HashMap is one of the most frequently used collections in Java. It provides an efficient way to store and retrieve data in a key-value format. In this article, we will take a closer look at how HashMap works internally in Java.
Understanding Hashing
Before we dive into how HashMap works, we need to understand the concept of hashing. Hashing is the process of mapping a large data set of variable size to a smaller data set of a fixed size. In the case of HashMap, it involves mapping keys to indices in an underlying array.
Hash Function
The first step in using a HashMap is to define a hash function. The hash function takes a key as input and returns an integer that represents the index in the underlying array where the value associated with the key will be stored.
In Java, the hash function is implemented by the hashCode() method. The hashCode() method is defined in the Object class and can be overridden by subclasses to provide a custom implementation.
For example, let’s consider a class called Person that has two fields: name and age. We can override the hashCode() method to generate a hash code based on the name field as follows:
public class Person {
private String name;
private int age;
@Override
public int hashCode() {
return name.hashCode();
}
}
This implementation generates a hash code based on the name field of the Person object.
Collisions
In some cases, different keys may have the same hash code. This is known as a collision. Collisions can occur due to the finite size of the underlying array and the fact that there are an infinite number of possible keys.
When a collision occurs, the HashMap stores the key-value pairs in a linked list at the corresponding index in the underlying array. The linked list is called a bucket, and each bucket can store multiple key-value pairs.
Internal Structure of a HashMap
A HashMap in Java is implemented using an array of linked lists. The size of the array is determined by the initial capacity of the HashMap, which is specified when the HashMap is created.
When a key-value pair is added to the HashMap, the key is first passed through the hash function to generate an index in the underlying array. If there is no collision, the key-value pair is added to the corresponding bucket at the index in the array.

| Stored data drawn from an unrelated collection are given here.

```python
CHAIN_EDGE_DTYPE = np.dtype([("a", "<u8"), ("b", "<u8"), ("offset", "<u8"), ("orient", "<u4"), ("n_links", "<u4"), ("first_link", "<u8")])
CHAIN_LINK_DTYPE = np.dtype([("to", "<u4"), ("offset", "<u4"), ("orient", "<u4")])


class IngestFile(C.Structure):
    _fields_ = [("first_index", C.c_uint64), ("last_index", C.c_uint64), ("good", C.c_uint64), ("bad", C.c_uint64)]


class IngestInfo(C.Structure):
    _fields_ = [("n_reads", C.c_uint64), ("total_records", C.c_uint64), ("too_long", C.c_uint64), ("stride_words", C.c_uint32), ("shortest", C.c_uint32),
                ("longest", C.c_uint32), ("read_s", C.c_float), ("device_s", C.c_float)]


class DistInfo(C.Structure):
    _fields_ = [("world", C.c_uint32), ("rank", C.c_uint32), ("n_reads", C.c_uint64), ("own_lo", C.c_uint64), ("own_hi", C.c_uint64),
# ... 3 lines not shown
                ("tr_rounds", C.c_uint32), ("tr_deferred", C.c_uint64), ("bytes_sent", C.c_uint64 * len(XCHG)),
                ("ms", C.c_float * len(XCHG)), ("ms_total", C.c_float), ("kernel_ms", C.c_float), ("comm_ops", C.c_uint32),
                ("host_syncs", C.c_uint32), ("device_allocs", C.c_uint32), ("device_frees", C.c_uint32), ("arena_bytes", C.c_uint64),
                ("arena_peak", C.c_uint64), ("hbm_peak", C.c_uint64), ("own_reads", C.c_uint64), ("placement", C.c_uint32), ("reserved_", C.c_uint32)]

PHASES = ("index", "probe_kernel", "verify", "contain", "select", "csr", "twin", "trmark", "emit", "order")


def lib_path() -> str:
    return _LIBPATH


def load():
    global _lib
    if _lib is None:
        if not os.path.exists(_LIBPATH):
            raise DiscoError(f"{_LIBPATH} is missing: build it with `python -m disco_amd.build` (hipcc, gfx950). "
                             "There is no CPU fallback.")
        L = C.CDLL(_LIBPATH)
        L.disco_abi_version.restype = C.c_int
        if L.disco_abi_version() != ABI_VERSION:
            raise DiscoError(f"{_LIBPATH} speaks ABI version {L.disco_abi_version()}, this mirror was written against {ABI_VERSION}: rebuild "
                             "(`python -m disco_amd.build`)")
        for name, res, args in ABI:
            fn = getattr(L, name)
            fn.restype = res
            fn.argtypes = args
        _lib = L
    return _lib


class BuildGraph:

    def __init__(self, min_overlap: int = 40, device: int = 0, max_edges_per_kmer: int = 4, flags: int = 0, max_substitutions: int = 0):
        self.L = load()
        self.min_overlap = min_overlap
        self._h = _P()
        p = Params(min_overlap, max_edges_per_kmer, flags, max_substitutions)
        rc = self.L.disco_create(device, C.byref(p), C.byref(self._h))
        if rc != 0:
            raise DiscoError(f"disco_create failed ({rc}): {self.L.disco_last_error(None).decode()}")

    def _chk(self, rc):
        if rc < 0:
            raise DiscoError(f"libdisco_hip error {rc}: {self.L.disco_last_error(self._h).decode()}")
        return rc

# ... 209 lines not shown

    def fetch_edge_files(self, n_files: int):
        n = int(self.L.disco_fetch_edges(self._h, None, 0))
        out = np.zeros(max(n, 1), dtype=np.uint16)
        self._chk(self.L.disco_fetch_edge_files(self._h, n_files, out.ctypes.data, n))
        return out[:n]

    def partition_edges(self, edges: np.ndarray, n_nodes: int, n_files: int):
        edges = np.ascontiguousarray(edges, dtype=EDGE_DTYPE)
        out = np.zeros(max(len(edges), 1), dtype=np.uint16)
        self._chk(self.L.disco_partition_edges(self._h, edges.ctypes.data, len(edges), n_nodes, n_files, out.ctypes.data))
        return out[:len(edges)]

    def get_query_order(self) -> int:
        out = _P()
        self._chk(self.L.disco_get_query_order(self._h, C.byref(out)))
        return out.value or 0

    def set_query_order(self, d_order_ptr: int):
        self._chk(self.L.disco_set_query_order(self._h, _P(d_order_ptr)))

    def probe_run_words(self) -> int:
        return int(self.L.disco_probe_run_words(self._h))

    def measure_hbm(self, nbytes: int = 4 << 30, reps: int = 5) -> float:
        out = C.c_double(0.0)
        self._chk(self.L.disco_measure_hbm(self._h, nbytes, reps, C.byref(out)))
        return out.value

    def measure_gather(self, nbytes: int = 3 << 30, reps: int = 3) -> float:
        out = C.c_double(0.0)
        self._chk(self.L.disco_measure_gather(self._h, nbytes, reps, C.byref(out)))
        return out.value

    def memcpy_d2d(self, dst_ptr: int, src_ptr: int, nbytes: int):
        self._chk(self.L.disco_memcpy_d2d(self._h, _P(dst_ptr), _P(src_ptr), nbytes))

    @staticmethod
    def comm_unique_id() -> bytes:
        buf = C.create_string_buffer(UNIQUE_ID_BYTES)
        rc = load().disco_comm_unique_id(buf, UNIQUE_ID_BYTES)
        if rc != 0:
            raise DiscoError(f"disco_comm_unique_id failed ({rc})")
        return buf.raw

    def comm_init(self, unique_id: bytes, world: int, rank: int):
# ... 133 lines not shown
```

If there is a collision, the key-value pair is added to the end of the linked list in the corresponding bucket. When retrieving a value from the HashMap, the key is first passed through the hash function to determine the index in the underlying array. If there is no collision, the value at the corresponding index in the array is returned. If there is a collision, the linked list in the corresponding bucket is searched until the key is found.
Resizing
As key-value pairs are added to a HashMap, the size of the underlying array can become too small, resulting in frequent collisions and degraded performance. To avoid this issue, the HashMap automatically resizes its underlying array when the number of elements exceeds a certain threshold. This threshold is determined by the load factor of the HashMap, which is specified when the HashMap is created.
When resizing occurs, a new underlying array with a larger size is created, and all key-value pairs are rehashed and added to the new array. This process can be expensive in terms of time and memory usage, so it is important to choose an appropriate initial capacity and load factor to minimize the frequency of resizing.
Conclusion
HashMap is a powerful and widely used data structure in Java. Understanding how HashMap works internally can help developers optimize their use of this collection and avoid common performance pitfalls. By choosing an appropriate hash function, initial capacity, and load factor, developers can ensure that their applications perform well and can efficiently store and retrieve data in a key-value format. Additionally, understanding the internal structure of a HashMap can help developers avoid common issues such as collisions and resizing.
It is worth noting that there are other implementations of the Map interface in Java, such as TreeMap and LinkedHashMap. Each of these implementations has its own advantages and disadvantages, and the choice of which one to use depends on the specific requirements of the application.
In summary, a HashMap in Java is a collection that stores data in key-value pairs and uses a hash function to map keys to indices in an underlying array. Collisions can occur when different keys have the same hash code, and in these cases, the key-value pairs are stored in a linked list in the corresponding bucket. The HashMap automatically resizes its underlying array to maintain a reasonable balance between memory usage and performance. By understanding how HashMap works internally, developers can use this powerful data structure to optimize their applications and improve performance.